• Items listed in a dataset
* * *
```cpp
void prof_mark(sps_ctx *c, const char *name, hipStream_t st) {
  if (!c->prof) return;
  if (c->prof_n >= c->prof_ev.size()) {
    hipEvent_t e;
    if (hipEventCreate(&e) != hipSuccess) return;
    c->prof_ev.push_back(e);
    c->prof_names.emplace_back();
    c->prof_kernels.emplace_back();
  }
// ... 397 lines not shown
    int co[NLV + 1] = {0};
    for (int i = 0; i < NLV; ++i) co[i + 1] = co[i] + grid_for(((cap >> 3) >> (2 * (NLV - 1 - i))) * 27, 256, 2048);
#if defined(SPS_FE_TRACE)
    g_link_geom[0] = gb;
    for (int l = 0; l <= NLV; ++l) g_link_geom[1 + l] = co[l];
#endif
    if (no_merge & 2) {
      hipLaunchKernelGGL(k_link_adj, dim3(4 * gb), dim3(256), 0, st, pa, gb, co[1], co[2], co[3], co[4], co[5]);
      hipLaunchKernelGGL(k_link_adj, dim3(co[NLV]), dim3(256), 0, st, pa, 0, co[1], co[2], co[3], co[4], co[5]);
    } else {
      hipLaunchKernelGGL(k_link_adj, dim3(4 * gb + co[NLV]), dim3(256), 0, st, pa, gb, co[1], co[2], co[3], co[4], co[5]);
    }
  }
  c->last_kernel = "k_link_adj";
  prof_mark(c, "pyramid", st);
  MapsArgs ma{};
  int off = 0;
  for (int l = 0; l < NLV; ++l) {
    const Level &L = c->lv[l];
    ma.L[l] = L.view();
    ma.nbr3[l] = L.nbr3;
    ma.tm3[l] = L.tm3;
    ma.down[l] = L.down;
    ma.parent_row[l] = L.inv;
    ma.tmdown[l] = L.tmdown;
    ma.chunk_off[l] = off;
    off += grid_for(cap >> l, 256, 1024);
  }
  ma.chunk_off[NLV] = off;
  ma.counts = c->counts;
  for (int l = 0; l < PX_LEVELS; ++l)
    if (((px_levels() >> l) & 1) && !fo.front_only) ma.rb_e[l] = c->lv[l].rb_e, ma.rb_k[l] = c->lv[l].rb_k, ma.rb_cnt[l] = c->lv[l].rb_cnt;
  for (int l = 0; l < NLV; ++l) ma.ldn[l] = c->capl[l];
#if defined(SPS_FE_TRACE)
  g_maps_geom[0] = off;
  for (int l = 0; l <= NLV; ++l) g_maps_geom[1 + l] = ma.chunk_off[l];
#endif
  if (no_merge & 4) {
    hipLaunchKernelGGL(k_maps, dim3(off * 3), dim3(256), 0, st, ma, off, off * 3);
    hipLaunchKernelGGL(k_maps, dim3(ma.chunk_off[NLV - 1]), dim3(256), 0, st, ma, off, 0);
  } else {
    hipLaunchKernelGGL(k_maps, dim3(off * 3 + ma.chunk_off[NLV - 1]), dim3(256), 0, st, ma, off, off * 3);
  }
  c->diag_have_state = true;
  }
  c->last_kernel = "k_maps";
  prof_mark(c, "maps", st);
  if (fo.front_only) {
    HIP_TRY(hipGetLastError());
    return SPS_OK;
  }
  Level *lv = c->lv;
  c->cur_vfeat = fo.feats ? c->vfeat : nullptr;
  const bool fuse_final = !fo.head;
  const ConvCall calls[] = {
      {"conv0p1s1", nullptr, 1, c->cat8 + 8, 16, Map{c->nbr5, c->tm5}, 0, nullptr, 0, 1},
      {"conv1p1s2", c->cat8 + 8, 16, c->x1, 8, Map{lv[1].down, lv[1].tmdown}, 1, nullptr, 0, 1},
      {"block1.0.conv1", c->x1, 8, c->b1t, 8, Map{lv[1].nbr3, lv[1].tm3}, 1, nullptr, 0, 1},
      {"block1.0.conv2", c->b1t, 8, c->cat7 + 16, 24, Map{lv[1].nbr3, lv[1].tm3}, 1, c->x1, 8, 1},
      {"conv2p2s2", c->cat7 + 16, 24, c->x2, 8, Map{lv[2].down, lv[2].tmdown}, 2, nullptr, 0, 1},
      {"block2.0.conv1", c->x2, 8, c->b2t, 16, Map{lv[2].nbr3, lv[2].tm3}, 2, nullptr, 0, 1},
      {"block2.0.conv2", c->b2t, 16, c->cat6 + 32, 48, Map{lv[2].nbr3, lv[2].tm3}, 2, nullptr, 0, 1, c->x2, 8},
      {"conv3p4s2", c->cat6 + 32, 48, c->x3, 16, Map{lv[3].down, lv[3].tmdown}, 3, nullptr, 0, 1},
      {"block3.0.conv1", c->x3, 16, c->b3t, 32, Map{lv[3].nbr3, lv[3].tm3}, 3, nullptr, 0, 1},
      {"block3.0.conv2", c->b3t, 32, c->cat5 + 64, 96, Map{lv[3].nbr3, lv[3].tm3}, 3, nullptr, 0, 1, c->x3, 16},
      {"conv4p8s2", c->cat5 + 64, 96, c->x4, 32, Map{lv[4].down, lv[4].tmdown}, 4, nullptr, 0, 1},
      {"block4.0.conv1", c->x4, 32, c->b4t, 64, Map{lv[4].nbr3, lv[4].tm3}, 4, nullptr, 0, 1},
      {"block4.0.conv2", c->b4t, 64, c->b4o, 64, Map{lv[4].nbr3, lv[4].tm3}, 4, nullptr, 0, 1, c->x4, 32, false,
       (FUSE_UP & 1) ? "convtr4p16s2" : nullptr, c->cat5, 96},
      {"convtr4p16s2", c->b4o, 64, c->cat5, 96, Map{lv[4].down, lv[4].tmdown}, 3, nullptr, 0, 1},
      {"block5.0.conv1", c->cat5, 96, c->b5t, 64, Map{lv[3].nbr3, lv[3].tm3}, 3, nullptr, 0, 1},
      {"block5.0.conv2", c->b5t, 64, c->b5o, 64, Map{lv[3].nbr3, lv[3].tm3}, 3, nullptr, 0, 1, c->cat5, 96, false,
       (FUSE_UP & 2) ? "convtr5p8s2" : nullptr, c->cat6, 48},
      {"convtr5p8s2", c->b5o, 64, c->cat6, 48, Map{lv[3].down, lv[3].tmdown}, 2, nullptr, 0, 1},
      {"block6.0.conv1", c->cat6, 48, c->b6t, 32, Map{lv[2].nbr3, lv[2].tm3}, 2, nullptr, 0, 1},
      {"block6.0.conv2", c->b6t, 32, c->b6o, 32, Map{lv[2].nbr3, lv[2].tm3}, 2, nullptr, 0, 1, c->cat6, 48, false,
       (FUSE_UP & 4) ? "convtr6p4s2" : nullptr, c->cat7, 24},
      {"convtr6p4s2", c->b6o, 32, c->cat7, 24, Map{lv[2].down, lv[2].tmdown}, 1, nullptr, 0, 1},
      {"block7.0.conv1", c->cat7, 24, c->b7t, 16, Map{lv[1].nbr3, lv[1].tm3}, 1, nullptr, 0, 1},
      {"block7.0.conv2", c->b7t, 16, c->b7o, 16, Map{lv[1].nbr3, lv[1].tm3}, 1, nullptr, 0, 1, c->cat7, 24, false,
       (FUSE_UP & 8) ? "convtr7p2s2" : nullptr, c->cat8, 16},
      {"convtr7p2s2", c->b7o, 16, c->cat8, 16, Map{lv[1].down, lv[1].tmdown}, 0, nullptr, 0, 1},
      {"block8.0.conv1", c->cat8, 16, c->b8t, 8, Map{lv[0].nbr3, lv[0].tm3}, 0, nullptr, 0, 1},
      {"block8.0.conv2", c->b8t, 8, c->b8o, 8, Map{lv[0].nbr3, lv[0].tm3}, 0, nullptr, 0, 1, c->cat8, 16, fuse_final},
  };
  const char *fused_up = nullptr;
  static const char *const fused_stage[][2] = {{"block4.0.conv2", "block4.0.conv2+convtr4p16s2"},
                                               {"block5.0.conv2", "block5.0.conv2+convtr5p8s2"},
                                               {"block6.0.conv2", "block6.0.conv2+convtr6p4s2"},
                                               {"block7.0.conv2", "block7.0.conv2+convtr7p2s2"}};
  static const int skip_class = [] { const char *e = diag_env("SPS_DIAG_SKIP_CLASS"); return e ? atoi(e) : 0; }();
  for (const ConvCall &cc : calls) {
    if (skip_convs) break;
    if (skip_class) {
      const bool tr = std::strncmp(cc.name, "convtr", 6) == 0, c0 = std::strcmp(cc.name, "conv0p1s1") == 0;
      const bool blk = std::strncmp(cc.name, "block", 5) == 0, strided = !tr && !c0 && !blk;
      const int cls = blk ? (cc.level_out >= 2 ? 1 : 2) : strided ? 4 : tr ? 8 : 16;
      if (skip_class & cls) continue;
    }
    if (fused_up && std::strcmp(cc.name, fused_up) == 0) {
      fused_up = nullptr;
      continue;
    }
    int rc = run_conv(c, cc, st);
    if (rc != SPS_OK) return rc;
    const char *stage = cc.name;
    if (cc.up) {
      fused_up = cc.up;
      for (const auto &fs : fused_stage)
        if (std::strcmp(cc.name, fs[0]) == 0) stage = fs[1];
    }
    prof_mark(c, stage, st);
  }
  c->cur_vfeat = nullptr;
  const int gs = (int)((n + 255) / 256), gbc = grid_for(cap >> 2, 256, 256);
  if (fo.head) {
    const NetSpec &s = *c->net;
    const ConvSpec &fs = s.convs[s.find_conv("final")];
    hipLaunchKernelGGL(k_slice_head, dim3((unsigned)gs), dim3(256), 0, st, c->b8o, 8, L0.inv, (int)n,
                       c->blob + fs.w_off, c->blob + s.bias_off, s.out_channels, fo.act, scores, fo.ldo, c->counts + 15,
                       fo.n_dev);
    c->last_kernel = "k_slice_head";
    prof_mark(c, "slice_head", st);
    if (!skip_front) hipLaunchKernelGGL(k_bhash_cleanup, dim3(gbc * NLV), dim3(256), 0, st, pa, gbc);
  } else if (skip_front || (no_merge & 8)) {
    hipLaunchKernelGGL(k_slice_sigmoid, dim3((unsigned)gs), dim3(256), 0, st, c->logits, L0.inv, (int)n, scores, c->counts + 15);
    if (!skip_front) hipLaunchKernelGGL(k_bhash_cleanup, dim3(gbc * NLV), dim3(256), 0, st, pa, gbc);
    if (fo.metrics_out) {
      HIP_TRY(hipMemsetAsync(fo.metrics_out, 0, (size_t)fo.n_batches * 8 * sizeof(double), st));
      hipLaunchKernelGGL(k_metrics, dim3((unsigned)grid_for(n, 1024, 128)), dim3(256), 0, st, scores, (int)n,
                         MetricsArgs{coords, ld, fo.eps, fo.n_batches, fo.metrics_out});
    }
  } else {
    const MetricsArgs mt{coords, ld, fo.eps, fo.n_batches, fo.metrics_out};
    const int gst = fo.metrics_out ? grid_for(n, 1024, 256) : gs;
    hipLaunchKernelGGL(k_tail, dim3((unsigned)(gst + gbc * NLV)), dim3(256), 0, st, c->logits, L0.inv, (int)n, scores, gst,
                       pa, gbc, mt);
  }
  c->last_kernel = fo.head ? "k_bhash_cleanup" : "k_tail";
// ... 724 lines not shown
```

Measured before the change: 4083 scans/s.

## Fuse conv0 into the neighbour-map kernel and fold tile ordering into the next conv

Computes the first 5x5x5 convolution (constant input, 8 outputs) inside the level-0 neighbour-map builder, reusing the occupancy bitmasks it already loads to build per-row presence words and feed MFMA directly. This removes the separate conv0 launch and its reading of the neighbour table. The tile/px ordering work that conv0 used to host is deferred and either run as extra workgroups prepended to the first eligible k_conv launch or as a standalone k_orders kernel. The trade-off is more register and LDS pressure in the maps kernel, and a reordering of slices so that the conv0-carrying slice runs first.

Result: faster. 4127 scans/s, median of 6 (+1.1%).

```diff
diff --git a/sps_amd/csrc/conv_kernels.inc.h b/sps_amd/csrc/conv_kernels.inc.h
--- a/sps_amd/csrc/conv_kernels.inc.h
+++ b/sps_amd/csrc/conv_kernels.inc.h
@@ -42,6 +42,8 @@
   int64_t up_ldn;
   int up_ldo, up_cout, up_rows;
   uint32_t up_wu_bytes;
+  TileOrderArgs ord;
+  int ord_wg;
 };
 
 #ifndef SPS_KCHUNK
@@ -55,8 +57,20 @@
 __device__ unsigned long long g_wave_trace[4 * 32768];
 #endif
 
-template <int NTW, int G, int MINW, bool DS, bool FIN, int S, int CG = 1, int UNT = 0, bool U4 = false>
+template <int NTW, int G, int MINW, bool DS, bool FIN, int S, int CG = 1, int UNT = 0, bool U4 = false, bool ORD = false>
 __global__ __launch_bounds__((S == 8 ? 512 : 256) * CG, MINW) void k_conv(ConvArgs a) {
+  if constexpr (ORD) {
+    static_assert(S == 1 && CG == 1 && UNT == 0, "the hosting launch has one column group: blockIdx.y counts workgroups");
+    if ((int)blockIdx.y < a.ord_wg) {
+      const int which = (int)blockIdx.y;
+      if (which < NLV - TILE_ORDER_FIRST_LEVEL)
+        tile_order_body(a.ord, which);
+      else
+        px_order_body(a.ord, which - (NLV - TILE_ORDER_FIRST_LEVEL));
+      return;
+    }
+  }
+  const int by = ORD ? (int)blockIdx.y - a.ord_wg : (int)blockIdx.y, gy = ORD ? (int)gridDim.y - a.ord_wg : (int)gridDim.y;
 #if defined(SPS_WAVE_TRACE)
   const unsigned long long tr_t0 = wall_clock64();
   unsigned long long tr_t1 = 0;
@@ -103,14 +117,14 @@
     esh[nt] = col < a.cout ? a.shift[col] : 0.f;
   }
   const float efw = (FIN && r < a.cout) ? a.fin_w[r] : 0.f;
-  const int pos_first = blockIdx.y * tpw + tl;
+  const int pos_first = by * tpw + tl;
   const int tile_first = a.tile_order ? -1 : pos_first;
   uint32_t pw0 = 0u, pw1 = 0u;
   if (a.tmask && tile_first >= 0 && tile_first < a.tile_cap) {
     pw0 = a.tmask[(size_t)tile_first * 4 + (lane >> 5)];
     pw1 = a.tmask[(size_t)tile_first * 4 + 2 + (lane >> 5)];
   }
-  for (int grp = blockIdx.y; grp * tpw < ntiles; grp += gridDim.y) {
+  for (int grp = by; grp * tpw < ntiles; grp += gy) {
     const int pos = grp * tpw + tl;
     const bool active = pos < ntiles;
     int tile = pos;
diff --git a/sps_amd/csrc/map_kernels.inc.h b/sps_amd/csrc/map_kernels.inc.h
--- a/sps_amd/csrc/map_kernels.inc.h
+++ b/sps_amd/csrc/map_kernels.inc.h
@@ -2,6 +2,7 @@
 enum NbrKind { NBR_3333 = 0, NBR_5551 = 1 };
 
 typedef unsigned int u32x4 __attribute__((ext_vector_type(4)));
+typedef float floatx4 __attribute__((ext_vector_type(4)));
 
 struct LevelView {
   const int *vblock;
@@ -35,6 +36,10 @@
   uint32_t *rb_e[NLV];
   unsigned char *rb_k[NLV];
   int *rb_cnt[NLV];
+  const float *c0_w, *c0_scale, *c0_shift;
+  float *c0_out;
+  int c0_ldo;
+  float c0_in;
 };
 
 constexpr uint32_t PX_PAD = (1u << 30) | 64u;
@@ -83,8 +88,9 @@
   }
 }
 
-template <bool TM, bool RB, int GR = 16>
+template <bool TM, bool RB, int GR = 16, bool C0 = false>
 __device__ inline void build_nbr3_t(const MapsArgs &a, int l, int local, int nchunks, int slice) {
+  __shared__ uint4 c0_pw[C0 ? 256 : 1];
   const int n = a.counts[l];
   const LevelView L = a.L[l];
   int *__restrict__ nbr = a.nbr3[l];
@@ -110,13 +116,14 @@
     const int px = bit & 3, py = (bit >> 2) & 3, pz = bit >> 4;
     const int nt = ok ? (int)((L.bkey[r] >> 54) & 0x1F) + slice - 1 : -1;
     const bool act = nt >= 0 && nt < 32 && ((tocc >> nt) & 1u);
-    if (!__any(act)) {
+    if (!C0 && !__any(act)) {
       if (TM && (lane & 15) == 0 && ok) tmask[(size_t)(u >> 4) * 4 + slice] = 0u;
       if (RB && lane == 0) rbc[(size_t)(u >> 6) * 4 + slice] = 0;
       continue;
     }
     const uint32_t adj4 = ((uint32_t)r * 81u + (uint32_t)slice * 27u) * 4u;
-    const int sx = px == 0 ? -1 : (px == 3 ? 1 : 0), sy = py == 0 ? -1 : (py == 3 ? 1 : 0), sz = pz == 0 ? -1 : (pz == 3 ? 1 : 0);
+    const int sx = C0 ? (px < 2 ? -1 : 1) : px == 0 ? -1 : (px == 3 ? 1 : 0), sy = C0 ? (py < 2 ? -1 : 1) : py == 0 ? -1 : (py == 3 ? 1 : 0),
+              sz = C0 ? (pz < 2 ? -1 : 1) : pz == 0 ? -1 : (pz == 3 ? 1 : 0);
     uint32_t mlo[8], mhi[8];
     int bs[8], nbv[8];
 #pragma unroll
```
* * *
• Directions
Within the data above, how many lines include "else"? The number alone is the answer.

• Reply to the exercise
5